Ao ordenar a retirada da reforma tributária da pauta do Congresso, Duque falou em construir "consensos" para apresentar um outro projeto, sem controvérsias. Os sindicatos, porém, dizem que não estão sendo consultados.
Isso mostra o caráter antidemocrático deste governo do presidente Duque, que não gosta do diálogo com aqueles que pensam de maneira diferente. Ele gosta do diálogo com aqueles que se aproximam de sua política Francisco Maltés, presidente da CUT (Central Unitária dos Trabalhadores)
As centrais não convocaram protestos para ontem, e sim para amanhã — ainda sim, manifestações de taxistas e caminhoneiros, assim como de estudantes contra a violência policial, tomaram as ruas do país.
As manifestações de ontem foram, em geral, pacíficas. Os poucos distúrbios ocorreram em Barranquilla, quarta maior cidade da Colômbia, com 1,2 milhão de habitantes, onde houve saques de supermercados e confrontos com as forças de segurança.
Segundo a Defensoria do Povo — órgão público de estrutura parecida com a DPU (Defensoria Pública da União) —, a violência nos protestos já provocou ao menos 254 civis e 457 oficiais de segurança feridos.

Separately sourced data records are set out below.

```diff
+__device__ __forceinline__ void sad_fast_strip_fold(const FastArgs& a, unsigned char* __restrict__ const b0c, unsigned char* __restrict__ const b1c,
+                                                    const int cbase, const int segi, const int pair, const int strip) {
+  using D = FoldLds;
+  typedef __attribute__((address_space(3))) void* lds_vptr;
+  constexpr int NQ = D::NQ;
+  constexpr int NR = 2 * NQ;
+  constexpr int NIT = D::NSLOT / 64;
+  constexpr int WSZ = D::PW * D::NTERM, W2 = WSZ / 2;
+  constexpr int KS = D::KS, XCH = D::XCH, XS = D::XS;
+  constexpr int SLOT_B = FastHandoff<D::NDW, 1, true>::SLOT_B;
+
+  const int lane = threadIdx.x & 63;
+  const unsigned lane_u = (unsigned)lane;
+  const int col = lane & 31;
+  const u32 half = lane_u >> 5;
+  const int c = cbase + col;
+  const int xc = c + W2;
+  const bool produces = col < D::NV && xc >= a.xc0 && xc < a.xc1;
+  const int ys = a.segrow[segi];
+  const int ye = a.segrow[segi + 1];
+  const uint8_t* pl = a.pf_l + (size_t)pair * a.plane + a.padl + a.lofs + cbase;
+  const uint8_t* pr = a.pf_r + (size_t)pair * a.plane + a.padl + a.rofs + cbase;
+  const __amdgpu_buffer_rsrc_t rs_l = __builtin_amdgcn_make_buffer_rsrc(const_cast<uint8_t*>(pl), 0, 0x7fffffff, 0x00020000);
+  const __amdgpu_buffer_rsrc_t rs_r = __builtin_amdgcn_make_buffer_rsrc(const_cast<uint8_t*>(pr), 0, 0x7fffffff, 0x00020000);
+  uint4* const b0 = reinterpret_cast<uint4*>(b0c);
+  uint4* const b1 = reinterpret_cast<uint4*>(b1c);
+  uint4* const xq0 = b0;
+  u32* const xt0 = reinterpret_cast<u32*>(xq0 + (XCH / 2) * XS);
+  const u32 capw = (u32)a.capb * 0x01010101u;
+
+  u64 VB[NQ];
+  {
+    const u32 unit = ((unsigned)col / (unsigned)KS) % (unsigned)D::NTERM == 0u ? FastTag<WSZ>::tag_unit(a.pfshift) : 0u;
+#pragma unroll
+    for (int q = 0; q < NQ; q++) {
+      const u32 tq = (u32)((2 * q) / (NR / FastTag<WSZ>::NGRP)) * unit;
+      VB[q] = __builtin_bit_cast(u64, make_uint2(tq, tq));
+    }
+  }
+  u32 Vt = 0;
+
+  auto pat_of = [](uint4* const buf) { return reinterpret_cast<u32*>(reinterpret_cast<unsigned char*>(buf) + D::PAT_OFS); };
+  auto stage = [&](const int y, uint4* const buf) {
+    const int rowoff = __builtin_amdgcn_readfirstlane(y * a.pitch);
+#pragma unroll
+    for (int it = 0; it < NIT; it++)
+      __builtin_amdgcn_raw_ptr_buffer_load_lds(rs_r, (lds_vptr)(reinterpret_cast<u32*>(buf) + 64 * it), 4, (int)lane_u, rowoff + 64 * it, 0, 0);
+    __builtin_amdgcn_raw_ptr_buffer_load_lds(rs_l, (lds_vptr)pat_of(buf), 4, (int)lane_u, rowoff, 0, 0);
+  };
+  auto landed = [] {
+    __builtin_amdgcn_s_waitcnt(0);
+    __builtin_amdgcn_fence(__ATOMIC_ACQUIRE, "wavefront");
+    __builtin_amdgcn_wave_barrier();
+  };
+  auto reads_done = [] {
+    __builtin_amdgcn_s_waitcnt(0xc07f);
+    __builtin_amdgcn_wave_barrier();
+  };
+  auto published = [] {
+    __builtin_amdgcn_fence(__ATOMIC_RELEASE, "wavefront");
+    __builtin_amdgcn_wave_barrier();
+  };
+  auto apply = [&](uint4* const buf, const bool leave) {
+    const u32 pat4 = pat_of(buf)[col];
+    const u32 pat1 = pat_of(buf)[col + 4] & 0xffu;
+    const u32 tv = __builtin_amdgcn_sad_u8(pat1 | (capw & ~0xffu), capw, __builtin_amdgcn_sad_u8(pat4, capw, 0u));
+    const u32* const win4 = reinterpret_cast<const u32*>(buf) + col + 64 * (int)half;
+    u32 lo[NQ], mi[NQ], mj[NQ], hi[NQ];
+#pragma unroll
+    for (int q = 0; q < NQ; q++) { lo[q] = win4[4 * q]; mi[q] = win4[4 * q + 4]; }
+#pragma unroll
+    for (int q = 0; q < NQ; q++) { mj[q] = win4[4 * q + 4]; hi[q] = win4[4 * q + 8]; }
+#pragma unroll
+    for (int q = 0; q < NQ; q++) {
+      const u64 w0 = ((u64)mi[q] << 32) | lo[q], w1 = ((u64)hi[q] << 32) | mj[q];
+      if (!leave) {
+        asm("v_mqsad_pk_u16_u8 %0, %1, %2, %0" : "+v"(VB[q]) : "v"(w0), "v"(pat4));
+        asm("v_mqsad_pk_u16_u8 %0, %1, %2, %0" : "+v"(VB[q]) : "v"(w1), "v"(pat1));
+      } else {
+        const u64 t0 = __builtin_amdgcn_mqsad_pk_u16_u8(w0, pat4, 0ull);
+        const uint2 tt = __builtin_bit_cast(uint2, __builtin_amdgcn_mqsad_pk_u16_u8(w1, pat1, t0));
+        uint2 vb = __builtin_bit_cast(uint2, VB[q]);
+        vb.x -= tt.x;
+        vb.y -= tt.y;
+        asm("" : "+v"(vb.x), "+v"(vb.y));
+        VB[q] = __builtin_bit_cast(u64, vb);
+      }
+    }
+    Vt = leave ? Vt - tv : Vt + tv;
+  };
+
+  const size_t ho_set = (size_t)a.npairs * a.strips;
+  const size_t ho_slots = (size_t)__builtin_popcountll(a.ho_link) * ho_set;
+  auto ho_slot = [&](const int k) { return (size_t)__builtin_popcountll(a.ho_link & ((1ull << k) - 1)) * ho_set + (size_t)pair * a.strips + strip; };
+  auto ho_rsrc = [&](const size_t slot) {
+    unsigned char* const p = reinterpret_cast<unsigned char*>(a.ho) + ((2 * ho_slots * sizeof(u32) + 255) & ~(size_t)255) + slot * SLOT_B;
+    return __builtin_amdgcn_make_buffer_rsrc(p, 0, NQ * 512 + 256, 0x00020000);
+  };
+  bool take = false;
+  if ((a.ho_link >> segi) & 1) {
+    const size_t from = ho_slot(segi);
+    take = __builtin_amdgcn_readfirstlane(__hip_atomic_load(a.ho + from, __ATOMIC_RELAXED, __HIP_MEMORY_SCOPE_AGENT)) == a.ho_epoch;
+    if (take) {
+      __builtin_amdgcn_fence(__ATOMIC_ACQUIRE, "agent");
+      const __amdgpu_buffer_rsrc_t rs_h = ho_rsrc(from);
+#pragma unroll
+      for (int q = 0; q < NQ; q++) VB[q] = __builtin_bit_cast(u64, __builtin_amdgcn_raw_buffer_load_b64(rs_h, (int)(8 * lane_u), 512 * q, kHandoffAux));
+      Vt = __builtin_amdgcn_raw_buffer_load_b32(rs_h, (int)(4 * lane_u), 512 * NQ, kHandoffAux);
+      if (lane == 0) a.ho[ho_slots + from] = a.ho_epoch;
+      stage(ys + W2, b0);
+    }
+  }
+  if (!take) {
+    stage(ys - W2, b0);
+    for (int i = 0; i < 2 * W2; i += 2) {
+      landed();
+      stage(ys - W2 + i + 1, b1);
+      apply(b0, false);
+      landed();
+      stage(ys - W2 + i + 2, b0);
+      apply(b1, false);
+    }
+  }
+  const __amdgpu_buffer_rsrc_t rs_d = __builtin_amdgcn_make_buffer_rsrc(a.disp + (size_t)pair * a.W * a.H, 0, 0x7fffffff, 0x00020000);
+  const __amdgpu_buffer_rsrc_t rs_c = __builtin_amdgcn_make_buffer_rsrc(a.cost + (size_t)pair * a.W * a.H, 0, 0x7fffffff, 0x00020000);
+  const int ocol_u = __builtin_amdgcn_readfirstlane(2 * (a.lofs + cbase + W2));
+  const bool stores = produces && half == 0u;
+  u32 res_prev = 0xffff0000u;
+  auto flush = [&](const int yrow) {
+    if (stores) {
+      const int orow_prev = __builtin_amdgcn_readfirstlane(2 * yrow * a.W) + ocol_u;
+      const int ocol = 2 * col;
+      if (a.cost) __builtin_amdgcn_raw_buffer_store_b16((short)(res_prev >> 16), rs_c, ocol, orow_prev, 0);
+      __builtin_amdgcn_raw_buffer_store_b16((short)res_prev, rs_d, ocol, orow_prev, 0);
+    }
+  };
+  for (int y = ys; y < ye; y++) {
+    landed();
+    if (y > ys) {
+      flush(y - 1);
+      apply(b1, true);
+    }
+    reads_done();
+    stage(y - W2, b1);
+    apply(b0, false);
+
+    __builtin_amdgcn_s_setprio(kFastPrioExchange);
+    u32 S[NR];
+    unsigned long long tex_ok = 0;
+    u32 lx = lane_u;
+    asm volatile("" : "+v"(lx));
+#pragma unroll
+    for (int q0 = 0; q0 < NQ; q0 += XCH) {
+      const bool tex_now = q0 == 0;
+      const uint2 v0 = __builtin_bit_cast(uint2, VB[q0]), v1 = __builtin_bit_cast(uint2, VB[q0 + 1]);
+      xq0[lane] = make_uint4(v0.x, v0.y, v1.x, v1.y);
+      if (tex_now) xt0[lane] = Vt;
+      published();
+      const uint4 r1 = xq0[lx + KS], r2 = xq0[lx + 2 * KS];
+      S[2 * q0 + 0] = v0.x + r1.x + r2.x;
+      S[2 * q0 + 1] = v0.y + r1.y + r2.y;
+      S[2 * q0 + 2] = v1.x + r1.z + r2.z;
+      S[2 * q0 + 3] = v1.y + r1.w + r2.w;
+      if (tex_now) {
+        const u32 tA = Vt + xt0[lx + KS] + xt0[lx + 2 * KS];
+        tex_ok = __ballot((int)tA >= a.tex);
+      }
+      __builtin_amdgcn_wave_barrier();
+    }
+    reads_done();
+    stage(min(y + 1 + W2, a.H - 1), b0);
+    __builtin_amdgcn_s_setprio(0);
+
+    u32 best = fast_first_min<NR, WSZ>(S, a.pfshift) + 64u * half;
+    {
+      const auto r = __builtin_amdgcn_permlane32_swap(best, best, false, false);
+      best = min(r[0], r[1]);
+    }
+    const int minsad = (int)(best >> 16), mind = (int)(best & 0xffffu);
+
+    u32 acc = 0, T = 0;
+    if (a.uniq > 0) {
+      T = fast_uniq_threshold(minsad, a.uniq, a.pfshift);
+      acc = fast_deficits<NR, WSZ>(S, T, a.uniq_plain, a.pfshift);
+      const auto r = __builtin_amdgcn_permlane32_swap(acc, acc, false, false);
+      acc = pk_add_sat(r[0], r[1]);
+    }
+
+    const int in_ = mind > 0 ? mind - 1 : 1;
+    const int ip_ = mind < a.nd - 1 ? mind + 1 : a.nd - 2;
+    const int d0 = 64 * (int)half;
+    const int ln = min(max(in_ - d0, 0), 63), lp = min(max(ip_ - d0, 0), 63);
+    int nn, pp;
+    {
+      u32 X[NQ];
+      const u32 lnp = (u32)ln | ((u32)lp << 16);
+      fast_neighbours_quads<NQ>(S, lnp, X);
+      const u32 X0 = fast_neighbours_tree<NQ>(X, lnp) & ~(((1u << a.pfshift) - 1u) * 0x00010001u);
+      const auto r = __builtin_amdgcn_permlane32_swap(X0, X0, false, false);
+      nn = (int)((in_ >= 64 ? r[1] : r[0]) & 0xffffu);
+      pp = (int)((ip_ >= 64 ? r[1] : r[0]) >> 16);
+    }
+
+    bool ok = __builtin_amdgcn_inverse_ballot_w64(tex_ok);
+    if (a.uniq > 0) ok = ok && fast_unique(acc & 0xffffu, acc >> 16, T, minsad, mind, nn, pp, a.nd);
+    if (stores) {
+      int out = a.filtered, cst = -1;
+      if (ok) {
+        out = fast_subpixel(nn, pp, minsad, mind, a.nd, a.mindisp);
+        if (a.cost) cst = minsad >> a.pfshift;
+      }
+      res_prev = ((u32)out & 0xffffu) | ((u32)cst << 16);
+    }
+  }
+  flush(ye - 1);
+  if (segi + 1 < a.nseg && ((a.ho_link >> (segi + 1)) & 1)) {
+    landed();
+    apply(b1, true);
+    const size_t ho_mine = ho_slot(segi + 1);
+    const __amdgpu_buffer_rsrc_t rs_h = ho_rsrc(ho_mine);
+#pragma unroll
+    for (int q = 0; q < NQ; q++) __builtin_amdgcn_raw_buffer_store_b64(__builtin_bit_cast(u32x2, VB[q]), rs_h, (int)(8 * lane_u), 512 * q, kHandoffAux);
+    __builtin_amdgcn_raw_buffer_store_b32(Vt, rs_h, (int)(4 * lane_u), 512 * NQ, kHandoffAux);
+    asm volatile("s_waitcnt vmcnt(0)" ::: "memory");
+    if (lane == 0) __hip_atomic_store(a.ho + ho_mine, a.ho_epoch, __ATOMIC_RELAXED, __HIP_MEMORY_SCOPE_AGENT);
+  }
+}
+
+}
diff --git a/u96-slam_amd/csrc/sbm_sad_fast_kernel.h b/u96-slam_amd/csrc/sbm_sad_fast_kernel.h
--- a/u96-slam_amd/csrc/sbm_sad_fast_kernel.h
+++ b/u96-slam_amd/csrc/sbm_sad_fast_kernel.h
@@ -1,6 +1,7 @@
 #pragma once
 #include "sbm_sad_fast_core.h"
 #include "sbm_sad_fast_strip.h"
+#include "sbm_sad_fast_fold.h"
 
 namespace sbm {
 
@@ -55,7 +56,14 @@
       const int t = strip / 3;
       strip_at(std::integral_constant<int, 3>{}, t * (3 * NV3) + (strip - 3 * t));
     } else {
-      strip_at(std::integral_constant<int, 1>{}, (a.strips3 / 3) * (3 * NV3) + (strip - a.strips3) * NV1);
+      const int cb = (a.strips3 / 3) * (3 * NV3) + (strip - a.strips3) * NV1;
+      if constexpr (NDW == FoldLds::NDW && NWAVES == 1 && EXACT_ND && NTERM * PW == FoldLds::NTERM * FoldLds::PW) {
+        if (a.fold && strip == a.strips - 1) {
+          sad_fast_strip_fold(a, ldsb, ldsb + FoldLds::AREA_B, cb, segi, pair, strip);
+          return;
+        }
+      }
+      strip_at(std::integral_constant<int, 1>{}, cb);
     }
   } else {
     constexpr int NV1 = 64 - PW * (NTERM - 1);
```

No momento temos 1.089 casos de violência policial, dentro dos quais conseguimos identificar pelo menos 124 feridos, 726 detenções arbitrárias, seis atos de violência sexual, 27 homicídios, 12 jovens perderam a visão e mais de 45 defensores dos direitos humanos tiveram sua capacidade de exercer esse trabalho limitada Martha Alfonso, vice-presidente do Fecode, o sindicato dos professores da Colômbia
A escalada de violência nos protestos levou a ONU (Organização das Nações Unidos) a se manifestar condenando o "uso excessivo da força" por parte das forças policiais e pedindo calma para os atos de amanhã.
Estamos profundamente alarmados com os acontecimentos ocorridos na cidade de Cali, na Colômbia, quando a polícia abriu fogo contra os manifestantes que protestavam contra a reforma tributária, matando e ferindo várias pessoas, segundo as informações recebidas Marta Hurtado, porta-voz do Escritório da ONU para os Direitos Humanos
Queda ministerial
Ontem, um dia depois da queda da reforma, quem caiu foi o ministro da Fazenda da Colômbia, Alberto Carrasquilla, que renunciou ao cargo. O economista era o pilar do projeto e estava no gabinete do governo de Duque desde o primeiro dia do mandato do presidente.

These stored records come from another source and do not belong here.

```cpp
int launch_ff_pass(const FfPassArgs& a, hipStream_t s) {
  if (a.E % 512 || a.E > 4096 || a.kx % FBK || a.kx < 2 * FBK || a.n3 % 256 || a.xcd_lo < 1 || a.xcd_lo > 7) return -1;
  if (a.sg < 1 || a.ring_units % (8 - a.xcd_lo) || (a.gi_ring_units & (a.gi_ring_units - 1)) || a.nt1 != a.E / 256 || a.nt2 != a.n3 / 256) return -1;
  static DeviceOnce once;
  once.run([&] {
    (void)hipFuncSetAttribute((const void*)ff_pass_kernel<bf16_t>, hipFuncAttributeMaxDynamicSharedMemorySize, 2 * FBUF);
    (void)hipFuncSetAttribute((const void*)ff_pass_kernel<f16_t>, hipFuncAttributeMaxDynamicSharedMemorySize, 2 * FBUF);
  });
  if (a.f16) ff_pass_kernel<f16_t><<<256, 512, 2 * FBUF, s>>>(a);
  else ff_pass_kernel<bf16_t><<<256, 512, 2 * FBUF, s>>>(a);
  return 0;
}
```

Baseline: 23.57 million frames/s.

## Prefetch next GEMM tile's first K-stages during current tile's epilogue

```diff
diff --git a/prego_amd/csrc/ff_pass.hip b/prego_amd/csrc/ff_pass.hip
--- a/prego_amd/csrc/ff_pass.hip
+++ b/prego_amd/csrc/ff_pass.hip
@@ -27,9 +27,37 @@
   }
 }
 
-template <typename OT, bool SC1OUT>
+__device__ __forceinline__ void ffp_first_stages(char* smem, const bf16_t* __restrict__ A, int lda, int rows, const bf16_t* __restrict__ B, int ldb) {
+  int tid = threadIdx.x;
+  asm volatile("" : "+v"(tid));
+  const int lane = tid & 63;
+  const int wave = __builtin_amdgcn_readfirstlane(tid >> 6);
+  const int sr = lane >> 3, scp = lane & 7;
+  const __amdgpu_buffer_rsrc_t rs_a = __builtin_amdgcn_make_buffer_rsrc((void*)A, 0, rows * lda * 2, 0x00020000);
+  const __amdgpu_buffer_rsrc_t rs_b = __builtin_amdgcn_make_buffer_rsrc((void*)B, 0, 256 * ldb * 2, 0x00020000);
+#pragma unroll
+  for (int kt = 0; kt < 2; ++kt)
+#pragma unroll
+    for (int s = 0; s < 4; ++s) {
+      if (kt == 1 && s == 3) break;
+      const bool is_a = s == 0 || s == 3;
+      const int hf = s == 0 ? 0 : s == 3 ? 1 : s - 1;
+      const int ld = is_a ? lda : ldb;
+      char* dst = smem + kt * FBUF + (is_a ? hf : 2 + hf) * FHALF + wave * 2048;
+      const int so = hf * 128 * ld * 2 + kt * (FBK * 2);
+#pragma unroll
+      for (int i = 0; i < 2; ++i) {
+        const int r = (wave * 2 + i) * 8 + sr;
+        const int off = r * ld * 2 + ((scp ^ (is_a ? ((r >> 1) & 7) : ffp_key_b(r))) << 4);
+        __builtin_amdgcn_raw_ptr_buffer_load_lds(is_a ? rs_a : rs_b, (__attribute__((address_space(3))) void*)(dst + i * 1024), 16, off, so, 0, 0);
+      }
+    }
+}
+
+template <typename OT, bool SC1OUT, typename Ahead>
 __device__ __forceinline__ void ffp_tile(char* smem, const bf16_t* __restrict__ A, int lda, int rows, const bf16_t* __restrict__ B, int ldb,
-                                         const float* __restrict__ bias, bf16_t* __restrict__ C, int ldc, int K) {
+                                         const float* __restrict__ bias, bf16_t* __restrict__ C, int ldc, int K, bool staged, const Ahead& ah,
+                                         int* s_job, int& next_k, bool& next_staged) {
   int tid = threadIdx.x;
   asm volatile("" : "+v"(tid));
   const int lane = tid & 63;
@@ -109,42 +137,56 @@
     __builtin_amdgcn_s_barrier();
     __builtin_amdgcn_sched_barrier(0);
   };
-  stage_a(0, 0); stage_b(0, 0); stage_b(1, 0); stage_a(1, 0);
-  stage_a(0, 1); stage_b(0, 1); stage_b(1, 1);
+  if (!staged) ffp_first_stages(smem, A, lda, rows, B, ldb);
   FF_WAIT(10);
   bar();
   read_a(a0, 0, 0);
   if (grp == 1) bar();
-  for (int kt = 0; kt < nk; ++kt) {
-    const bool full = kt + 2 < nk;
+  unsigned tk = 0, p0 = 0, p1 = 0;
+  auto kstep = [&](int kt, auto last_c) {
+    constexpr int LAST = decltype(last_c)::value;
     read_b(b0, 2, kt);
-    if (kt + 1 < nk) stage_a(1, kt + 1);
-    if (full) FF_WAIT(10); else FF_WAIT(0);
+    if (LAST < 2) stage_a(1, kt + 1);
+    if (LAST == 0) FF_WAIT(10); else if (LAST == 1) FF_WAIT(0);
     bar();
     mma(acc[0][0], a0, b0);
     bar();
+    if (LAST == 1 && tid == 0) tk = ah.draw();
+    if (LAST == 2 && tid == 0) ah.probe(__builtin_amdgcn_readfirstlane(tk), p0, p1);
     read_b(b1, 3, kt);
-    if (full) { stage_a(0, kt + 2); FF_WAIT(10); } else FF_WAIT(0);
+    if (LAST == 0) { stage_a(0, kt + 2); FF_WAIT(10); }
     bar();
     mma(acc[0][1], a0, b1);
     bar();
     read_a(a1, 1, kt);
-    if (full) { stage_b(0, kt + 2); FF_WAIT(10); } else FF_WAIT(0);
+    if (LAST == 0) { stage_b(0, kt + 2); FF_WAIT(10); }
     bar();
     mma(acc[1][1], a1, b1);
     bar();
-    if (kt + 1 < nk) read_a(a0, 0, kt + 1);
-    if (full) { stage_b(1, kt + 2); FF_WAIT(10); } else FF_WAIT(0);
+    if (LAST < 2) read_a(a0, 0, kt + 1);
+    if (LAST == 0) { stage_b(1, kt + 2); FF_WAIT(10); }
     bar();
     mma(acc[1][0], a1, b0);
     bar();
-  }
+  };
+  for (int kt = 0; kt + 2 < nk; ++kt) kstep(kt, std::integral_constant<int, 0>{});
+  kstep(nk - 2, std::integral_constant<int, 1>{});
+  kstep(nk - 1, std::integral_constant<int, 2>{});
   if (grp == 0) bar();
-  float4 bv[2][2];
+  f32x4 bv[2][2];
 #pragma unroll
   for (int y = 0; y < 2; ++y)
 #pragma unroll
-    for (int j = 0; j < 2; ++j) bv[y][j] = *(const float4*)(bias + y * 128 + wc * 32 + fq * 8 + j * 4);
+    for (int j = 0; j < 2; ++j) bv[y][j] = *(const f32x4*)(bias + y * 128 + wc * 32 + fq * 8 + j * 4);
+#pragma unroll
+  for (int y = 0; y < 2; ++y)
+#pragma unroll
+    for (int j = 0; j < 2; ++j) asm volatile("" : "+v"(bv[y][j]));
+  if (tid == 0) s_job[1] = (s_job[4] && p0 >= (unsigned)s_job[2] && p1 >= (unsigned)s_job[3]) ? 1 : 0;
+  __syncthreads();
+  next_k = __builtin_amdgcn_readfirstlane(s_job[0]);
+  next_staged = __builtin_amdgcn_readfirstlane(s_job[1]) != 0;
+  if (next_staged) ah.stage(next_k);
   const __amdgpu_buffer_rsrc_t rs_c = __builtin_amdgcn_make_buffer_rsrc((void*)C, 0, rows * ldc * 2, 0x00020000);
 #pragma unroll
   for (int x = 0; x < 2; ++x)
@@ -156,8 +198,8 @@
         const int m = x * 128 + grp * 64 + i * 16 + fr;
         const f32x4 v0 = acc[x][y][i][0], v1 = acc[x][y][i][1];
         u32x4 pk;
-        pk[0] = op16<OT>::pack2_sat(v0[0] + bv[y][0].x, v0[1] + bv[y][0].y); pk[1] = op16<OT>::pack2_sat(v0[2] + bv[y][0].z, v0[3] + bv[y][0].w);
-        pk[2] = op16<OT>::pack2_sat(v1[0] + bv[y][1].x, v1[1] + bv[y][1].y); pk[3] = op16<OT>::pack2_sat(v1[2] + bv[y][1].z, v1[3] + bv[y][1].w);
+        pk[0] = op16<OT>::pack2_sat(v0[0] + bv[y][0][0], v0[1] + bv[y][0][1]); pk[1] = op16<OT>::pack2_sat(v0[2] + bv[y][0][2], v0[3] + bv[y][0][3]);
+        pk[2] = op16<OT>::pack2_sat(v1[0] + bv[y][1][0], v1[1] + bv[y][1][1]); pk[3] = op16<OT>::pack2_sat(v1[2] + bv[y][1][2], v1[3] + bv[y][1][3]);
         if constexpr (SC1OUT) __builtin_amdgcn_raw_buffer_store_b128(pk, rs_c, (m * ldc + n) * 2, 0, AUX_SC1);
         else __builtin_amdgcn_raw_buffer_store_b128(pk, rs_c, (m * ldc + n) * 2, 0, 0);
       }
@@ -481,10 +523,60 @@
   }
 }
 
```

"Minha continuidade no governo dificultaria a construção rápida e eficiente dos consensos necessários", disse Carrasquilla em carta, expondo insatisfação com a suspensão da reforma e a substituição por uma outra, que pode vir a ser mais branda que o desejado.
Para o lugar de Carrasquilla, Duque nomeou o até então ministro de Comércio, Indústria e Turismo, José Manuel Restrepo, economista e acadêmico que, assim como o antigo chefe da Fazenda, está desde agosto de 2018 no governo.
Mesmo com o projeto suspenso para reavaliação e a queda do homem-forte da política econômica de Duque, os sindicatos querem mais do que uma reforma tributária mais justa.
Para amanhã, os sindicatos planejam pedir também a aceleração da vacinação contra a covid-19 no país, uma renda básica de pelo menos um salário mínimo mensal (R$ 1,3 mil) para a população, subsídios para pequenas empresas e uma política de soberania e segurança alimentar.
"O povo nas ruas está exigindo muito mais do que a retirada da reforma tributária", disse Maltés após ler uma nota do Comitê Nacional de Greve ontem. A orientação, por ora, é para continuar com a mobilização nacional.